Dataset records
######

template <int MODE, int LOGC, int LD, int ST>
__device__ __forceinline__ void row_inv_body(void* out, const void* in, typename Ar<MODE>::E* srow, unsigned u,
                                             u64 base, const typename Ar<MODE>::Tw* __restrict__ tw, const Mod& m,
                                             int out_mf, bool fold, typename Ar<MODE>::Tw inv_n,
                                             typename Ar<MODE>::Tw inv_n_w, bool active,
                                             typename Ar<MODE>::Tw* cta_stab = nullptr, const MirrorList* mir = nullptr,
                                             const ProdIn* prod = nullptr) {
  using Cfg = RowCfg<LOGC>;
  using E = typename Ar<MODE>::E;
  using Tw = typename Ar<MODE>::Tw;
  E v[16];
  constexpr int LB0 = LOGC - 4;
  constexpr int LB_IN = LB0 < 4 ? LB0 : 4;
  Tw* stab = cta_stab ? cta_stab : reinterpret_cast<Tw*>(srow + row_elems<E>(LOGC));
  static_for<0, 16>([&](auto I) { constexpr int e = I; v[e] = ld_row<LD, E>(in, reg_index<LB_IN>(u, e)); });
  if constexpr (LD < kSmemRow && sizeof(E) == 8) {
    if (prod) {
      static_for<0, 16>([&](auto I) {
        constexpr int e = I;
        v[e] = prod_lazy<MODE>(v[e], ld_coef<LD>(prod->b + reg_index<LB_IN>(u, e)), m, prod->mu, prod->shift);
      });
    }
  }
  if constexpr (Cfg::TW_TABLES) {
    if (cta_stab)
      load_row_twiddles<LOGC>(stab, threadIdx.x, blockDim.x, base, tw);
    else
      load_row_twiddles<LOGC>(stab, u, (1u << LOGC) / 16, base, tw);
    __syncthreads();
  }
  if constexpr (LOGC > 4) smem_exchange<LB_IN, 0>(v, srow, u);
  inv_passes<MODE, LOGC, Cfg::PASSES - 1>(v, srow, u, base, tw, stab, m, fold, inv_n, inv_n_w);
  if (active) {
    static_for<0, 16>([&](auto I) {
      constexpr int e = I;
      st_row<ST, E>(out, reg_index<LB0>(u, e), fold ? inv_out(v[e], m, out_mf) : v[e]);
    });
    if (mir && fold) {
      for (unsigned p = 0; p < mir->count; ++p) {
        static_for<0, 16>([&](auto I) {
          constexpr int e = I;
          mir->p[p][mir->off + reg_index<LB0>(u, e)] = (u64)inv_out(v[e], m, out_mf);
        });
      }
    }
  }
}

template <int MODE, int LOGC>
__global__ void __launch_bounds__(RowCfg<LOGC, MODE>::THREADS, RowCfg<LOGC, MODE>::MIN_BLOCKS)
    ntt_row_fwd(u64* result, const u64* operand, const typename Ar<MODE>::Tw* __restrict__ tw, const Mod m,
                u64 total_rows, unsigned rows_per_poly, int out_mf) {
  using Cfg = RowCfg<LOGC, MODE>;
  extern __shared__ __align__(16) unsigned char smem[];
  const unsigned row_local = threadIdx.x / Cfg::T, u = threadIdx.x % Cfg::T;
  u64 row = (u64)blockIdx.x * Cfg::ROWS + row_local;
  const bool active = row < total_rows;
  if (!active) row = total_rows - 1;
  const u64 base = (u64)rows_per_poly + (row % rows_per_poly);
  typename Cfg::Tw* cta_stab = nullptr;
  if (MODE == kSmall && Cfg::ROWS > 1 && Cfg::TW_TABLES && rows_per_poly == 1)
    cta_stab = reinterpret_cast<typename Cfg::Tw*>(smem + (size_t)row_elems<typename Cfg::E>(LOGC) * sizeof(typename Cfg::E));
  row_fwd_body<MODE, LOGC, kStream, kStream>(
      result + row * Cfg::C, operand + row * Cfg::C,
      reinterpret_cast<typename Cfg::E*>(smem + (size_t)row_local * Cfg::ROW_BYTES), u, base, tw, m, out_mf, active,
      cta_stab);
}

template <int MODE, int LOGC>
__global__ void __launch_bounds__(RowCfg<LOGC, MODE>::THREADS, RowCfg<LOGC, MODE>::MIN_BLOCKS)
    ntt_row_inv(u64* result, const u64* operand, const typename Ar<MODE>::Tw* __restrict__ tw, const Mod m,
                u64 total_rows, unsigned rows_per_poly, int out_mf, int fold, typename Ar<MODE>::Tw inv_n,
                typename Ar<MODE>::Tw inv_n_w) {
  using Cfg = RowCfg<LOGC, MODE>;
  extern __shared__ __align__(16) unsigned char smem[];
  const unsigned row_local = threadIdx.x / Cfg::T, u = threadIdx.x % Cfg::T;
  u64 row = (u64)blockIdx.x * Cfg::ROWS + row_local;
  const bool active = row < total_rows;
  if (!active) row = total_rows - 1;
  const u64 base = (u64)rows_per_poly + (row % rows_per_poly);
  typename Cfg::Tw* cta_stab = nullptr;
  if (MODE == kSmall && Cfg::ROWS > 1 && Cfg::TW_TABLES && rows_per_poly == 1)
    cta_stab = reinterpret_cast<typename Cfg::Tw*>(smem + (size_t)row_elems<typename Cfg::E>(LOGC) * sizeof(typename Cfg::E));
  row_inv_body<MODE, LOGC, kStream, kStream>(
      result + row * Cfg::C, operand + row * Cfg::C,
      reinterpret_cast<typename Cfg::E*>(smem + (size_t)row_local * Cfg::ROW_BYTES), u, base, tw, m, out_mf,
      fold != 0, inv_n, inv_n_w, active, cta_stab);
}
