+__device__ __forceinline__ bool tet_hand_over(const KArgs& a, const Tables<CELL_TET>& T, CellTet& c, Phonon& p,
+                                              LaneStats& st, const Pending& ev, V3 fnorm, bool may_repeat) {
+  const int nbr = ev.nbr, ty = p.type;
+  const uint32_t fl = ev.flags;
+  const double vi = cell_velocity(c, p.loc, ty);
+  if (may_repeat) fetch_late(c, T.cells + (2 * nbr + ty));
+  if (may_repeat || !(fl & F_SMOOTH)) fetch_head(c, T.cells + (2 * nbr + ty));
+  R3D_SCHED_FENCE();
+  bool crossed = true;
+  if (!(fl & F_SMOOTH)) {
+    const double vo = cell_velocity(c, p.loc, ty);
+    bool step = (fl & F_STEP) != 0;
+    if (!step) {
+      const double ui = velocity_in<CELL_TET>(T, p.cell, p.loc, 1 - ty), uo = velocity_in<CELL_TET>(T, nbr, p.loc, 1 - ty);
+      const double v1 = ty == RAY_P ? vi : ui, v2 = ty == RAY_P ? vo : uo;
+      const double w1 = ty == RAY_P ? ui : vi, w2 = ty == RAY_P ? uo : vo;
+      double dvp = fabs(2 * (v2 - v1) / (v2 + v1));
+      double dvs = fabs(2 * (w2 - w1) / (w2 + w1));
+      step = (dvp > dvs ? dvp : dvs) > 0.00001;
+    }
+    if (step) crossed = bend<false>(p, cell_face_normal(cell_rec<CELL_TET>(T, p.cell, ty), ev.face, p.loc), vi, vo);
+  }
+  if (crossed) {
+    p.cell = nbr, st.transfer++;
+  } else {
+    st.reflect++;
+    volume_count(a, p, st);
+  }
+  return crossed;
+}
+
+template <bool LDS_SCAT>
+__device__ __forceinline__ void step_body(const KArgs& a) {
+  constexpr int KIND = CELL_TET;
+  using Cell = CellTet;
+  extern __shared__ __align__(16) unsigned char smem[];
+  const unsigned tid = threadIdx.x, lane = tid & 63u;
+
+  {
+    auto copy_words = [&](void* dst, const void* src, size_t bytes) {
+      unsigned long long* d = reinterpret_cast<unsigned long long*>(dst);
+      const unsigned long long* s = reinterpret_cast<const unsigned long long*>(src);
+      for (size_t i = tid; i < bytes / 8; i += kPoolBlock) d[i] = s[i];
+    };
+    if (LDS_SCAT) {
+      copy_words(smem + a.lds_scat_off, a.scat_head, (size_t)a.n_scat * sizeof(ScatHead));
+      copy_words(smem + a.lds_scatptr_off, a.scat_ptrs, (size_t)a.n_scat * sizeof(ScatPtrs));
+    }
+    if (a.acc_bits) {
+      const size_t n = (size_t)1 << a.acc_bits;
+      unsigned long long* z = reinterpret_cast<unsigned long long*>(smem + a.lds_acc_off);
+      for (size_t i = tid; i < n * 5; i += kPoolBlock) z[i] = 0ull;
+      uint32_t* k = reinterpret_cast<uint32_t*>(smem + a.lds_acc_off + n * 5 * sizeof(double));
+      for (size_t i = tid; i < n * 3; i += kPoolBlock) k[i] = (i < n) ? kEmpty : 0u;
+    }
+  }
+  BinCache bc;
+  bc.on = a.acc_bits != 0;
+  bc.e = reinterpret_cast<double*>(smem + a.lds_acc_off);
+  bc.key = reinterpret_cast<uint32_t*>(smem + a.lds_acc_off + ((size_t)5 * sizeof(double) << a.acc_bits));
+  bc.cnt = bc.key + ((size_t)1 << a.acc_bits);
+  bc.mask = (1u << a.acc_bits) - 1u, bc.shift = 32u - a.acc_bits;
+  Tables<KIND> T;
+  T.cells = reinterpret_cast<const Cell*>(a.cells);
+  T.scat_head = LDS_SCAT ? reinterpret_cast<const ScatHead*>(smem + a.lds_scat_off) : a.scat_head;
+  T.scat_ptrs = LDS_SCAT ? reinterpret_cast<const ScatPtrs*>(smem + a.lds_scatptr_off) : a.scat_ptrs;
+  T.seis_scan = a.seis_scan;
+  T.seis_hit = a.seis_hit;
+
+  const uint32_t S = a.pool_slots, rcap = a.pool_ring_mask + 1u, rmask = a.pool_ring_mask;
+  const uint32_t rlog = 31u - (uint32_t)__builtin_clz(rcap);
+  constexpr uint32_t F = kSlotStride;
+  struct alignas(16) D2 { double a, b; };
+  struct alignas(16) U4 { uint32_t a, b, c, d; };
+  enum { P_T_PATH, P_RECENT_LAMP, P_LX_LY, P_LZ_DX, P_DY_DZ, P_PC_PS, P_NUM };
+  enum { U_STATE , U_ID , U_NUM };
+  static_assert((P_NUM + U_NUM) * 16 == kSlotBytes, "slot layout");
+  D2* const pd = reinterpret_cast<D2*>(smem + a.lds_pool_off);
+  U4* const pu = reinterpret_cast<U4*>(pd + (size_t)P_NUM * F);
+  lds_u16* const rings = (lds_u16*)(smem + a.lds_ring_off);
+  __shared__ PoolCtl ctl;
+  __shared__ unsigned long long s_tally[R3D_N_SCALARS];
+  for (uint32_t i = tid; i < Q_NUM * rcap; i += kPoolBlock) rings[i] = kRingEmpty;
+  if (tid < R3D_N_SCALARS) s_tally[tid] = 0ull;
+  if (tid < 8) ctl.word[tid] = 0u, ctl.tail[tid] = 0u;
+  __syncthreads();
+  auto ring = [&](int q) { return rings + (uint32_t)q * rcap; };
+  const size_t image_words = (size_t)F * (kSlotBytes / 4);
+  if (a.carry_in) {
+    const uint32_t* img = reinterpret_cast<const uint32_t*>(a.carry_in) + (size_t)blockIdx.x * image_words;
+    uint32_t* dst = reinterpret_cast<uint32_t*>(pd);
+    for (size_t i = tid; i < image_words; i += kPoolBlock) dst[i] = img[i];
+    __syncthreads();
+    for (uint32_t base = 0; base < S; base += kPoolBlock) {
+      const uint32_t s = base + tid;
+      const bool have = s < S;
+      const int tag = have ? (int)((pu[U_STATE * F + s].d >> 16) & 7u) : 0;
+      q_push_all(ctl, rings, rcap, rlog, lane, have, tag, s);
+    }
+  } else {
+    for (uint32_t s = tid; s < S; s += kPoolBlock) {
+      ring(Q_FREE)[s] = (uint16_t)s;
+      pu[U_STATE * F + s].d = meta_pack(0, -1, 0u, Q_FREE);
+    }
+    if (tid == 0) ctl.tail[Q_FREE] = S, ctl.word[Q_FREE] = S;
+  }
+  __syncthreads();
+
+  constexpr int kEv = 3 + R3D_INV_NUM;
+  auto tally_n = [&](int slot, unsigned long long n) {
+    if (lane == 0 && n) atomicAdd(&s_tally[slot], n);
+  };
+  auto tally = [&](bool cond, int slot) { tally_n(slot, (unsigned long long)__popcll(ballot(cond))); };
+  auto count = [&](bool cond) { return (uint32_t)__popcll(ballot(cond)); };
+  auto finish = [&](bool died, int fate, int reason, const Phonon& p, unsigned slot) {
+    if (!any_lane(died)) return;
+    tally(died && fate == FATE_LOST, 0);
+    tally(died && fate == FATE_TIMEOUT, 1);
+    if (any_lane(died && fate == FATE_INVALID)) {
+      tally(died && fate == FATE_INVALID, 2);
+#pragma unroll
+      for (int r = 0; r < R3D_INV_NUM; r++) tally(died && fate == FATE_INVALID && reason == r, 3 + r);
+    }
+    if (R3D_STEP_FINALS) {
+      if (a.pfinals) {
+        if (died) {
+          const U4 ids = pu[U_ID * F + slot];
+          r3d_final* f = reinterpret_cast<r3d_final*>(a.pfinals) + (((uint64_t)ids.b << 32) | ids.a);
+          f->time = p.t, f->path = p.path, f->amp = p.lamp;
+          f->loc[0] = p.loc.x, f->loc[1] = p.loc.y, f->loc[2] = p.loc.z;
+          f->dir[0] = p.dir.x, f->dir[1] = p.dir.y, f->dir[2] = p.dir.z;
+          f->moves = p.moves;
+          f->fate = (uint8_t)fate;
+          f->type = (uint8_t)p.type;
+          f->n_catch = (uint16_t)0xFFFFu;
+        }
+      }
+    }
+  };
+  auto load_state = [&](unsigned id, Phonon& p, Rng& rng, uint32_t& meta, uint32_t& nbr) {
+    const D2* d = pd + id;
+    const D2 q0 = d[P_T_PATH * F], q1 = d[P_RECENT_LAMP * F], q2 = d[P_LX_LY * F], q3 = d[P_LZ_DX * F],
+             q4 = d[P_DY_DZ * F], q5 = d[P_PC_PS * F];
+    const U4 u0 = pu[U_STATE * F + id], u1 = pu[U_ID * F + id];
+    p.t = q0.a, p.path = q0.b, p.recent = q1.a, p.lamp = q1.b;
+    p.loc = v3(q2.a, q2.b, q3.a);
+    p.dir = v3(q3.b, q4.a, q4.b);
+    p.pc = q5.a, p.ps = q5.b;
+    p.cell = (int32_t)u0.a, p.moves = u0.b, rng.k = u0.c, meta = u0.d;
+    p.type = (int32_t)(meta & 1u);
+    rng.id_lo = u1.a, rng.id_hi = u1.b, nbr = u1.d;
+  };
+  auto store_event = [&](unsigned id, const Phonon& p, const Rng& rng, uint32_t meta) {
+    D2* d = pd + id;
+    d[P_LZ_DX * F].b = p.dir.x;
+    d[P_DY_DZ * F] = D2{p.dir.y, p.dir.z}, d[P_PC_PS * F] = D2{p.pc, p.ps};
+    pu[U_STATE * F + id] = U4{(uint32_t)p.cell, p.moves, rng.k, meta};
+  };
+  auto store_state = [&](unsigned id, const Phonon& p, const Rng& rng, uint32_t meta) {
+    D2* d = pd + id;
+    d[P_T_PATH * F] = D2{p.t, p.path}, d[P_RECENT_LAMP * F] = D2{p.recent, p.lamp};
+    d[P_LX_LY * F] = D2{p.loc.x, p.loc.y}, d[P_LZ_DX * F] = D2{p.loc.z, p.dir.x};
+    d[P_DY_DZ * F] = D2{p.dir.y, p.dir.z}, d[P_PC_PS * F] = D2{p.pc, p.ps};
+    pu[U_STATE * F + id] = U4{(uint32_t)p.cell, p.moves, rng.k, meta};
+  };
+#ifdef R3D_PHASE_TIMING
+  __shared__ unsigned long long s_stats[5][8];
+  if (tid < 40) s_stats[tid / 8][tid % 8] = 0ull;
+  __syncthreads();
+#endif
+
+  typedef const __attribute__((address_space(4))) KArgs* KernArgs;
+  KernArgs args = (KernArgs)__builtin_amdgcn_kernarg_segment_ptr();
+  unsigned k_chain = 0;
+  int dest = Q_FREE;
+  unsigned id = 0;
+  for (;;) {
+    asm volatile("" : "+s"(args));
+    const KArgs& a = *(const KArgs*)args;
+    int q;
+    unsigned k;
+    bool act;
+#ifdef R3D_PHASE_TIMING
+    unsigned long long t_pop = __builtin_readcyclecounter();
+#endif
+    if (k_chain) {
+      const unsigned kc = (unsigned)__builtin_amdgcn_readfirstlane((int)k_chain);
+      q = (int)(kc >> 8), k = kc & 0xFFu, act = lane < k;
+      k_chain = 0;
+    } else {
+      const uint32_t snap = lane < 8 ? lds_ld(&ctl.word[lane]) : 0u;
+      const uint32_t drained = (uint32_t)__builtin_amdgcn_readlane((int)snap, kDrainedWord);
+      if (drained && a.carry_out) break;
+      const uint32_t cnt = snap & 0xFFFFu;
+      const bool minor = lane == (unsigned)Q_RT || lane == (unsigned)Q_COLLECT || lane == (unsigned)Q_SCATTER;
+      uint32_t full = (uint32_t)ballot(cnt >= (minor ? kMinorFull : 64u)) & ((1u << Q_NUM) - 1u);
+      if (drained) {
+        if ((uint32_t)__builtin_amdgcn_readlane((int)cnt, Q_FREE) == S) break;
+        full &= ~(1u << Q_FREE);
+      }
+      q = (full & (1u << Q_RT)) ? Q_RT : (full & (1u << Q_COLLECT)) ? Q_COLLECT : (full & (1u << Q_SCATTER)) ? Q_SCATTER
+          : (full & (1u << Q_FREE)) ? Q_FREE : (full & (1u << Q_MOVE)) ? Q_MOVE : -1;
+      if (q < 0) {
+        uint32_t best = 0u;
+#pragma unroll
+        for (int j = 0; j < Q_NUM; j++) {
+          const uint32_t cj = (drained && j == Q_FREE) ? 0u : (uint32_t)__builtin_amdgcn_readlane((int)cnt, j);
+          if (cj > best) best = cj, q = j;
+        }
+      }
+      if (q < 0) {
+#ifdef R3D_PHASE_TIMING
+        if (lane == 0) atomicAdd(&s_stats[0][6], 1ull);
+#endif
+        R3D_PRIO_LOW();
+        __builtin_amdgcn_s_sleep(8);
+        continue;
+      }
+      const uint32_t wq = (uint32_t)__builtin_amdgcn_readlane((int)snap, q);
+      R3D_PRIO_HIGH();
+      k = q_pop(ctl, ring(q), rmask, rlog, q, lane, wq, id);
+      if (k == 0) {
+        R3D_PRIO_LOW();
+        continue;
+      }
+      act = lane < k;
+    }
+    const bool thin = k < 64u;
+#ifdef R3D_PHASE_TIMING
+    const unsigned long long t_begin = __builtin_readcyclecounter();
+#endif
+    dest = Q_FREE;
+    uint32_t n_iter = 0, n_transfer = 0, n_reflect = 0;
+    uint32_t n_volout = 0;
+
+    if (q == Q_FREE) R3D_PRIO_LOW();
+    if (q == Q_FREE) {
+      const unsigned want = k;
+      unsigned long long base = 0;
+      if (lane == 0) base = atomicAdd(a.next, (unsigned long long)want);
+      base = ((unsigned long long)(uint32_t)__builtin_amdgcn_readlane((int)(base >> 32), 0) << 32) |
+             (uint32_t)__builtin_amdgcn_readlane((int)base, 0);
+      const unsigned take = base >= a.n ? 0u : (a.n - base < want ? (unsigned)(a.n - base) : want);
+      if (take < want && lane == 0)
+        __hip_atomic_store(&ctl.word[kDrainedWord], 1u, __ATOMIC_RELAXED, __HIP_MEMORY_SCOPE_WORKGROUP);
+      const bool fresh = lane < take;
+      if (fresh) {
+        Phonon p;
+        Rng rng;
+        rng_init(rng, a.first_id + base + lane);
+        spray(a, p, rng);
+        store_state(id, p, rng, meta_pack(p.type, -1, 0u, Q_MOVE));
+        pu[U_ID * F + id] = U4{rng.id_lo, rng.id_hi, 0u, 0u};
+      }
+      dest = fresh ? Q_MOVE : dest;
+      tally_n(kEv + R3D_EV_GENERATED, take);
+    } else if (q == Q_MOVE) {
+      Phonon p = {};
+      Rng rng = {};
+      Cell c;
+      bool have = false;
+      uint32_t meta = 0;
+      int fate = FATE_ALIVE, reason = 0;
+      bool live = act;
+      U4 u0 = U4{0u, 0u, 0u, 0u};
+      if (act) u0 = pu[U_STATE * F + id];
+      {
+        const Cell* rec = T.cells + (2 * (int32_t)u0.a + (int32_t)(u0.d & 1u));
+        fetch_planes(c, rec);
+        fetch_head(c, rec);
+      }
+      R3D_SCHED_FENCE();
+      if (act) {
+        const D2* d = pd + id;
+        const D2 q0 = d[P_T_PATH * F], q1 = d[P_RECENT_LAMP * F], q2 = d[P_LX_LY * F], q3 = d[P_LZ_DX * F],
+                 q4 = d[P_DY_DZ * F], q5 = d[P_PC_PS * F];
+        const U4 u1 = pu[U_ID * F + id];
+        p.t = q0.a, p.path = q0.b, p.recent = q1.a, p.lamp = q1.b;
+        p.loc = v3(q2.a, q2.b, q3.a);
+        p.dir = v3(q3.b, q4.a, q4.b);
+        p.pc = q5.a, p.ps = q5.b;
+        p.cell = (int32_t)u0.a, p.moves = u0.b, rng.k = u0.c, meta = u0.d;
+        p.type = (int32_t)(meta & 1u);
+        rng.id_lo = u1.a, rng.id_hi = u1.b;
+        have = true;
+        R3D_PRIO_MOVE();
+      }
+      (void)meta;
+#pragma nounroll
+      for (int rep = 0;; rep++) {
+        Pending ev;
+        ev.vel = 0.0, ev.face = -1, ev.flags = 0u, ev.nbr = -1;
+        bool leaving = false, fetched = false;
+        V3 fnorm = v3(0, 0, 0);
+        LaneStats st = {0, 0, 0, 0, 0, 0, 0, 0, 0};
+        asm volatile("" : "+v"(id), "+v"(rng.id_lo), "+v"(rng.id_hi), "+v"(p.type));
+        if (any_lanes(live && !have)) {
+          if (live && !have) {
+            const Cell* rec = T.cells + (2 * p.cell + p.type);
+            fetch_planes(c, rec);
+            fetch_head(c, rec);
+          }
+        }
+        const bool may_repeat = thin ? rep + 1 < kPoolMovesThin : rep + 1 < kPoolMoves;
+        if (live) {
+          fate = tet_move(a, T, c, p, rng, st, &reason, ev, may_repeat, fetched, fnorm);
+          leaving = true;
+          if (fate != FATE_ALIVE) {
+            dest = Q_FREE;
+          } else if (ev.face < 0) {
+            dest = Q_SCATTER;
+          } else if (ev.flags & F_COLLECT) {
+            dest = Q_COLLECT;
+          } else if (!(ev.flags & (F_REFLECT | F_ADJOIN))) {
+            dest = Q_FREE, fate = FATE_LOST;
+          } else if (ev.flags & (F_REFLECT | F_DISCON)) {
+            dest = Q_RT;
+          } else {
+            leaving = false;
+          }
+        }
+        const bool light = live && !leaving;
+        have = false;
+        if (light) {
+          if (!fetched && may_repeat) fetch_early(c, T.cells + (2 * ev.nbr + p.type));
+          have = tet_hand_over(a, T, c, p, st, ev, fnorm, may_repeat) && may_repeat;
+        }
+        n_iter += count(st.iterations != 0u), n_transfer += count(st.transfer != 0u), n_reflect += count(st.reflect != 0u);
+        if (a.vol) n_volout += count(st.vol_out != 0u);
+        live = light;
+        const unsigned n_live = (unsigned)__popcll(ballot(live));
+        const bool last = !thin ? (rep + 1 >= kPoolMoves) || (n_live < kMoveAgainLanes)
+                                : (rep + 1 >= kPoolMovesThin) || (n_live == 0u);
+#ifdef R3D_PHASE_TIMING
+        if (lane == 0) atomicAdd(&s_stats[0][7], 1ull), atomicAdd(&s_stats[1][7], (unsigned long long)(n_live));
+#endif
+        if (last && live) dest = Q_MOVE;
+        if (leaving || (last && live)) {
+          const bool keep = dest != Q_FREE;
+          if (keep) {
+            store_state(id, p, rng, meta_pack(p.type, dest == Q_MOVE ? -1 : ev.face, dest == Q_MOVE ? 0u : ev.flags, dest));
+            if (dest == Q_RT || dest == Q_COLLECT)
+              pu[U_ID * F + id].d = (uint32_t)ev.nbr;
+          } else
+            pu[U_STATE * F + id].d = meta_pack(0, -1, 0u, Q_FREE);
+        }
+        if (last) break;
+      }
+      const bool died = act && dest == Q_FREE;
+      finish(died, fate, reason, p, id);
+    } else if (q == Q_COLLECT) {
+      Phonon p = {};
+      Rng rng = {};
+      uint32_t meta = 0, nbr = 0;
+      uint32_t k0 = 0, k1 = 0, catches = 0;
+      double vel = 1.0;
+      Pending ev;
+      ev.vel = 0.0, ev.face = 0, ev.flags = 0u, ev.nbr = -1;
+      if (act) {
+        load_state(id, p, rng, meta, nbr);
+        R3D_PRIO_LOW();
+        ev.face = (int)((meta >> 1) & 7u) - 1, ev.flags = (meta >> 8) & 0xFFu;
+        vel = velocity_in<KIND>(T, p.cell, p.loc, p.type);
+        const SeisGrid& g = a.grid;
+        const double fx = (p.loc.x - g.origin[0]) * g.inv_h;
+        const double fy = (p.loc.y - g.origin[1]) * g.inv_h;
+        const double fz = (p.loc.z - g.origin[2]) * g.inv_h;
+        if (fx >= 0 && fy >= 0 && fz >= 0 && fx < g.dim_f[0] && fy < g.dim_f[1] && fz < g.dim_f[2]) {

######

▸ Exercise details: When you reach the line containing "Q_MOVE : -1;" in the data above, start copying exactly, and stop after the line containing "(unsigned long long)want);".

▸ Answer box:
+          : (full & (1u << Q_FREE)) ? Q_FREE : (full & (1u << Q_MOVE)) ? Q_MOVE : -1;
+      if (q < 0) {
+        uint32_t best = 0u;
+#pragma unroll
+        for (int j = 0; j < Q_NUM; j++) {
+          const uint32_t cj = (drained && j == Q_FREE) ? 0u : (uint32_t)__builtin_amdgcn_readlane((int)cnt, j);
+          if (cj > best) best = cj, q = j;
+        }
+      }
+      if (q < 0) {
+#ifdef R3D_PHASE_TIMING
+        if (lane == 0) atomicAdd(&s_stats[0][6], 1ull);
+#endif
+        R3D_PRIO_LOW();
+        __builtin_amdgcn_s_sleep(8);
+        continue;
+      }
+      const uint32_t wq = (uint32_t)__builtin_amdgcn_readlane((int)snap, q);
+      R3D_PRIO_HIGH();
+      k = q_pop(ctl, ring(q), rmask, rlog, q, lane, wq, id);
+      if (k == 0) {
+        R3D_PRIO_LOW();
+        continue;
+      }
+      act = lane < k;
+    }
+    const bool thin = k < 64u;
+#ifdef R3D_PHASE_TIMING
+    const unsigned long long t_begin = __builtin_readcyclecounter();
+#endif
+    dest = Q_FREE;
+    uint32_t n_iter = 0, n_transfer = 0, n_reflect = 0;
+    uint32_t n_volout = 0;
+
+    if (q == Q_FREE) R3D_PRIO_LOW();
+    if (q == Q_FREE) {
+      const unsigned want = k;
+      unsigned long long base = 0;
+      if (lane == 0) base = atomicAdd(a.next, (unsigned long long)want);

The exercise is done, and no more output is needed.